### GIVEN INFORMATION
template <int MS>
__global__ __launch_bounds__(256) void ray_march_kernel(const float* __restrict__ colors, const float* __restrict__ dens,
                                                       const float* __restrict__ depths, float* __restrict__ rgb, float* __restrict__ depth_o,
                                                       float* __restrict__ weights, float* __restrict__ final_T, int64_t rays, int S, int C,
                                                       int marcher, int flags, float density_bias, float cut_thr) {
    __shared__ MarchScratchT<MS> scratch[RAYS_PER_BLOCK];
    const int wv = threadIdx.x >> 6, l = lane_id();
    const int64_t r = (int64_t)blockIdx.x * RAYS_PER_BLOCK + wv;
    if (r >= rays) return;
    MarchScratchT<MS>& sc = scratch[wv];
    for (int i = l; i < S; i += 64) { sc.z[i] = depths[r * S + i]; sc.sig[i] = dens[r * S + i]; }
    wave_sync();
    float fT, wagg;
    const int M = (marcher == 0) ? S : ((flags & 1) ? S : S - 1);
    if (MS > MAXS && S > MAXS) {
        if (marcher == 0) march_classical_lds<(MS > MAXS)>(sc.z, sc.sig, sc.w, S, flags, cut_thr, fT, wagg);
        else march_mip_lds<(MS > MAXS)>(sc.z, sc.sig, sc.w, S, flags, density_bias, cut_thr, fT, wagg);
    } else
    if (marcher == 0) march_classical_lds(sc.z, sc.sig, sc.w, S, flags, cut_thr, fT, wagg);
    else march_mip_lds(sc.z, sc.sig, sc.w, S, flags, density_bias, cut_thr, fT, wagg);
    if (weights) for (int i = l; i < M; i += 64) weights[r * M + i] = sc.w[i];
    for (int c = 0; c <= C; c++) {
        float acc = 0.0f;
        for (int i = l; i < M; i += 64) {
            float v;
            if (c < C) {
                v = colors[(r * S + i) * C + c];
                if (marcher == 1 && i < S - 1) v = (v + colors[(r * S + i + 1) * C + c]) / 2.f;
            } else {
                v = sc.z[i];
                if (marcher == 1 && i < S - 1) v = (v + sc.z[i + 1]) / 2.f;
            }
            acc += sc.w[i] * v;
        }
        float out = wave_sum_f32(acc);
        if (marcher == 1 && c < C) {
            if (flags & 4) out = out + 1.0f - wagg;
            out = out * 2.0f - 1.0f;
        }
        if (l == 0) { if (c < C) rgb[r * C + c] = out; else depth_o[r] = out; }
    }
    if (l == 0) final_T[r] = fT;
}

template <int MS>
__global__ __launch_bounds__(256) void sample_importance_kernel(const float* __restrict__ z, const float* __restrict__ weights,
                                                               const float* __restrict__ u, float* __restrict__ samples, int32_t* __restrict__ inds,
                                                               int32_t* __restrict__ below, int32_t* __restrict__ above, float* __restrict__ cdf_o,
                                                               int64_t rays, int S, int Wn, int N, int mip) {
    __shared__ WaveScratchT<MS> scratch[RAYS_PER_BLOCK];
    const int wv = threadIdx.x >> 6, l = lane_id();
    const int64_t r = (int64_t)blockIdx.x * RAYS_PER_BLOCK + wv;
    if (r >= rays) return;
    WaveScratchT<MS>& sc = scratch[wv];
    for (int i = l; i < S; i += 64) sc.z[i] = z[r * S + i];
    for (int i = l; i < Wn; i += 64) sc.w[i] = weights[r * Wn + i];
    wave_sync();
    importance_lds(sc, S, Wn, [&](int j) { return u[r * N + j]; }, N, mip, [&](int j, float smp, int ind, int bl, int ab) {
        samples[r * N + j] = smp;
        if (inds) { inds[r * N + j] = ind; below[r * N + j] = bl; above[r * N + j] = ab; }
    });
    if (cdf_o) for (int i = l; i < Wn - 1; i += 64) cdf_o[r * (Wn - 1) + i] = sc.cdf[i];
}

template <int NS>
__device__ __forceinline__ void stable_ranks_n(const float* key, int M, int* rank) {
    const int l = lane_id();
    float k[NS];
#pragma unroll
    for (int c = 0; c < NS; c++) { const int i = l + 64 * c; k[c] = i < M ? key[i] : 0.f; rank[c] = 0; }
#pragma unroll 4
    for (int m = 0; m < M; m++) {
        const float km = key[m];
#pragma unroll
        for (int c = 0; c < NS; c++) {
            const int i = l + 64 * c;
            rank[c] += (km < k[c] || (km == k[c] && m < i)) ? 1 : 0;
        }
    }
}
template <int NR>
__device__ __forceinline__ void stable_ranks(const float* key, int M, int (&rank)[NR]) {
    static_assert(NR == MAXS / 64 || NR == MAXS_PASS / 64 || NR == MAXS_LONG / 64, "stable_ranks: 4, 8 or 16 slots");
#pragma unroll
    for (int c = 0; c < NR; c++) rank[c] = 0;
    if constexpr (NR == MAXS / 64) {
        if (M <= 64) stable_ranks_n<1>(key, M, rank);
        else if (M <= 128) stable_ranks_n<2>(key, M, rank);
        else if (M <= 192) stable_ranks_n<3>(key, M, rank);
        else stable_ranks_n<4>(key, M, rank);
    } else {
        if (M <= MAXS_PASS) stable_ranks_n<MAXS_PASS / 64>(key, M, rank);
        else stable_ranks_n<NR>(key, M, rank);
    }
}

template <int NS, int CAP>
__device__ __forceinline__ void wave_bitonic_sort_n(float (&key)[CAP], int (&idx)[CAP]) {
    static_assert(NS <= CAP && (NS & (NS - 1)) == 0, "wave_bitonic_sort_n: NS a power of two within the arrays");
    const int l = lane_id();
#pragma unroll
    for (int k = 2; k <= 64 * NS; k <<= 1) {
#pragma unroll
        for (int j = k >> 1; j > 0; j >>= 1) {
            if (j >= 64) {
                const int js = j >> 6;
#pragma unroll
                for (int c = 0; c < NS; c++) {
                    if (c & js) continue;
                    const int c2 = c | js;
                    const bool asc = ((64 * c) & k) == 0;
                    const bool less2 = key[c2] < key[c] || (key[c2] == key[c] && idx[c2] < idx[c]);
                    if (less2 == asc) { const float tk = key[c]; key[c] = key[c2]; key[c2] = tk; const int ti = idx[c]; idx[c] = idx[c2]; idx[c2] = ti; }
                }
            } else {
#pragma unroll
                for (int c = 0; c < NS; c++) {
                    const float pk = __shfl_xor(key[c], j, 64);
                    const int pi = __shfl_xor(idx[c], j, 64);
                    const bool asc = ((64 * c + l) & k) == 0;
                    const bool keep_min = ((l & j) == 0) == asc;
                    const bool partner_less = pk < key[c] || (pk == key[c] && pi < idx[c]);
                    if (partner_less == keep_min) { key[c] = pk; idx[c] = pi; }
                }
            }
        }
    }
}
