# xshazwar/noize-job

Measured on AMD Instinct MI355X. Metric: Mcells/s 4096^2 simplex13oct->Gauss5x17->FlowMap->Erosion; %HBM roofline @1/8GPU, higher is better.
Workload: dtype f32

## Files before the change

noize_job_amd/csrc/nz_filter.hip:

```cpp
#include <cstdlib>

#include "nz_internal.hpp"
#include "nz_chain_plan.hpp"

namespace {

constexpr int CT = 256;
constexpr int TW = 128;
__host__ __device__ constexpr int conv_hx(int H) { return (H + 3) & ~3; }
constexpr int TH = 64;

__device__ __forceinline__ int clampi(int v, int lo, int hi) { return v < lo ? lo : (v > hi ? hi : v); }

__device__ __forceinline__ int xcd_tile_index() {
    int bid = blockIdx.x;
    int nb = gridDim.x, q = nb >> 3, r = nb & 7;
    int x = bid & 7, k = bid >> 3;
    return x * q + (x < r ? x : r) + k;
}

__device__ __forceinline__ void tile_origin(const nz_geom &g, int OW, int OH, int &ox0, int &oz0) {
    int tiles_x = (g.cols + OW - 1) / OW;
    int bid = xcd_tile_index();
    int by = bid / tiles_x;
// ... 42 lines not shown
__device__ __forceinline__ void store16_sc1(float *base, size_t float_off, float4 v) {
    __amdgpu_buffer_rsrc_t r = __builtin_amdgcn_make_buffer_rsrc(base, 0, -1, 0x00020000);
    nz_v4u t = {__float_as_uint(v.x), __float_as_uint(v.y), __float_as_uint(v.z), __float_as_uint(v.w)};
    __builtin_amdgcn_raw_buffer_store_b128(t, r, (int)(float_off * 4), 0, NZ_AUX_SC1);
}
__device__ __forceinline__ float load4_sc1(const float *base, size_t float_off) {
    __amdgpu_buffer_rsrc_t r = __builtin_amdgcn_make_buffer_rsrc(const_cast<float *>(base), 0, -1, 0x00020000);
    return __uint_as_float(__builtin_amdgcn_raw_buffer_load_b32(r, (int)(float_off * 4), 0, NZ_AUX_SC1));
}
__device__ __forceinline__ void store4_sc1(float *base, size_t float_off, float v) {
    __amdgpu_buffer_rsrc_t r = __builtin_amdgcn_make_buffer_rsrc(base, 0, -1, 0x00020000);
    __builtin_amdgcn_raw_buffer_store_b32(__float_as_uint(v), r, (int)(float_off * 4), 0, NZ_AUX_SC1);
}

template <bool FAST>
__device__ __forceinline__ float tap_acc(float total, float v, float k) {
    return FAST ? __builtin_fmaf(v, k, total) : total + v * k;
}
template <bool FAST, bool SEED>
__device__ __forceinline__ float tap_first(float v, float k) {
    return FAST ? __builtin_fmaf(v, k, 0.0f) : SEED ? 0.0f + v * k : v * k;
}

template <int KS, bool UNIT, int NT, bool SC1, bool FAST, int RBT>
__device__ __forceinline__ void conv_tile(const float *__restrict__ src, float *__restrict__ dst, const nz_geom &g,
                                          const nz_kernel_taps &taps, int T, int aligned, int ox0, int oz0,
                                          float4 *s_edge_raw NZ_PB_PARAM) {
    constexpr int O = (KS - 1) / 2;
    constexpr int WN = 4 + 2 * O;
    constexpr int ZN = RBT + 2 * O;
    constexpr int TH = NT / 32 * RBT;
    static_assert(O <= RBT, "a block's window reaches into the neighbouring blocks only");
    constexpr int NBUF = conv_nbuf(O);
    float4 (*s_edge)[TH / RBT][2][O][TW / 4] = reinterpret_cast<float4 (*)[TH / RBT][2][O][TW / 4]>(s_edge_raw);

    const int tid = threadIdx.x, cg = tid & 31, rb = tid >> 5;
    const int H = T * O, HX = conv_hx(H);
    const int OW = TW - 2 * HX, OH = TH - 2 * H;
    const int lx0 = ox0 - HX, lz0 = oz0 - H;
    const int gx0 = lx0 + cg * 4, gzb = lz0 + rb * RBT;
    const bool inside = lx0 >= 0 && lx0 + TW <= g.cols && lz0 >= g.zc0 && lz0 + TH - 1 <= g.zc1;
    const bool fast = inside && aligned;
    const bool edge16 = !inside && aligned && (g.cols & 3) == 0;
    NZ_PROBE_T(0);
    NZ_PROBE(14, (unsigned long long)__builtin_amdgcn_s_getreg(4 | (0 << 6) | (31 << 11)));
    NZ_PROBE(15, (unsigned long long)__builtin_amdgcn_s_getreg(20 | (0 << 6) | (31 << 11)));

    float v[RBT][4];
    if (fast) {
#pragma unroll
        for (int r = 0; r < RBT; r++) {
            float4 t = SC1 ? load16_sc1(src, (size_t)(gzb + r) * g.pitch + gx0)
                           : *reinterpret_cast<const float4 *>(src + (size_t)(gzb + r) * g.pitch + gx0);
            v[r][0] = t.x; v[r][1] = t.y; v[r][2] = t.z; v[r][3] = t.w;
        }
// ... 8 lines not shown
            v[r][0] = t.x; v[r][1] = t.y; v[r][2] = t.z; v[r][3] = t.w;
        }
        asm volatile("; 16-byte edge loads issued" ::: "memory");
    } else {
        asm volatile("; clamped 4-byte loads of an edge tile" ::: "memory");
#pragma unroll
        for (int r = 0; r < RBT; r++) {
            size_t row = (size_t)clampi(gzb + r, g.zc0, g.zc1) * g.pitch;
#pragma unroll
            for (int e = 0; e < 4; e++) {
                const size_t off = row + clampi(gx0 + e, 0, g.cols - 1);
                v[r][e] = SC1 ? load4_sc1(src, off) : src[off];
            }
        }
    }
    if constexpr (SC1) __builtin_amdgcn_s_setprio(0);
#ifdef NZ_CONV_PROBE
    asm volatile("s_waitcnt vmcnt(0)" ::: "memory");
    NZ_PROBE_T(9);
#endif
    const int icx = g.cols - 1 - gx0 + O;
    const int iz0 = g.zc0 - gzb + O, iz1 = g.zc1 - gzb + O;

    for (int t = 0; t < T; t++) {
#pragma unroll
        for (int r = 0; r < RBT; r++) {
            float w[WN];
#pragma unroll
            for (int o = 0; o < O; o++) {
                w[o] = dpp_prev(v[r][4 - O + o]);
                w[4 + O + o] = dpp_next(v[r][o]);
            }
#pragma unroll
            for (int e = 0; e < 4; e++) w[O + e] = v[r][e];
            if (!inside) {
                if (gx0 == 0) {
#pragma unroll
                    for (int o = 0; o < O; o++) w[o] = w[O];
                }
                if (icx >= O && icx < WN - 1) {
                    float wc = w[O];
#pragma unroll
                    for (int i = O + 1; i < WN; i++) wc = (i == icx) ? w[i] : wc;
#pragma unroll
                    for (int i = O + 1; i < WN; i++) w[i] = (i > icx) ? wc : w[i];
                }
            }
#pragma unroll
            for (int e = 0; e < 4; e++) {
// ... 28 lines not shown
            for (int e = 0; e < 4; e++) z[O + r][e] = v[r][e];
        if (!inside) {
            if (iz0 > 0 && iz0 < ZN) {
#pragma unroll
                for (int e = 0; e < 4; e++) {
                    float c = z[0][e];
#pragma unroll
                    for (int i = 1; i < ZN; i++) c = (i == iz0) ? z[i][e] : c;
#pragma unroll
                    for (int i = 0; i < ZN - 1; i++) z[i][e] = (i < iz0) ? c : z[i][e];
                }
            }
            if (iz1 >= 0 && iz1 < ZN - 1) {
#pragma unroll
                for (int e = 0; e < 4; e++) {
                    float c = z[0][e];
#pragma unroll
                    for (int i = 1; i < ZN; i++) c = (i == iz1) ? z[i][e] : c;
#pragma unroll
                    for (int i = 1; i < ZN; i++) z[i][e] = (i > iz1) ? c : z[i][e];
                }
            }
        }
#pragma unroll
        for (int r = 0; r < RBT; r++) {
#pragma unroll
            for (int e = 0; e < 4; e++) {
                float total = tap_first<FAST, !UNIT>(z[r + 2 * O][e], taps.kz[0]);
#pragma unroll
                for (int kk = 1; kk < KS; kk++) total = tap_acc<FAST>(total, z[r + 2 * O - kk][e], taps.kz[kk]);
                v[r][e] = UNIT ? total : total * taps.factor;
            }
        }
        NZ_PROBE_T(1 + t);
    }

    if constexpr (UNIT && !FAST) {
#pragma unroll
        for (int r = 0; r < RBT; r++)
#pragma unroll
            for (int e = 0; e < 4; e++) v[r][e] += 0.0f;
    }

    if constexpr (SC1) __builtin_amdgcn_s_setprio(3);
    if (fast) {
#pragma unroll
        for (int r = 0; r < RBT; r++) {
            int lr = rb * RBT + r, gz = gzb + r;
// ... 13 lines not shown
                if (SC1) store16_sc1(dst, (size_t)gz * g.pitch + gx0, make_float4(v[r][0], v[r][1], v[r][2], v[r][3]));
                else *reinterpret_cast<float4 *>(dst + (size_t)gz * g.pitch + gx0) = make_float4(v[r][0], v[r][1], v[r][2], v[r][3]);
            }
        }
    } else {
        asm volatile("; guarded stores of an edge tile" ::: "memory");
#pragma unroll
        for (int r = 0; r < RBT; r++) {
            int lr = rb * RBT + r, gz = gzb + r;
            bool in = lr >= H && lr < H + OH && cg * 4 >= HX && cg * 4 < HX + OW && gz < g.or1 && gx0 < g.cols;
            if (in) {
#pragma unroll
                for (int e = 0; e < 4; e++)
                    if (gx0 + e < g.cols) {
                        if (SC1) store4_sc1(dst, (size_t)gz * g.pitch + gx0 + e, v[r][e]);
                        else dst[(size_t)gz * g.pitch + gx0 + e] = v[r][e];
                    }
            }
        }
    }
    NZ_PROBE_T(12);
}
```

### WHAT THE EXERCISE ASKS
Beginning at the opening line of the data, transcribe each line exactly until you reach the line with "const float* __restrict__ depths, float*", which you also include, and go no further.

### WRITTEN SOLUTION
template <int MS>
__global__ __launch_bounds__(256) void ray_march_kernel(const float* __restrict__ colors, const float* __restrict__ dens,
                                                       const float* __restrict__ depths, float* __restrict__ rgb, float* __restrict__ depth_o,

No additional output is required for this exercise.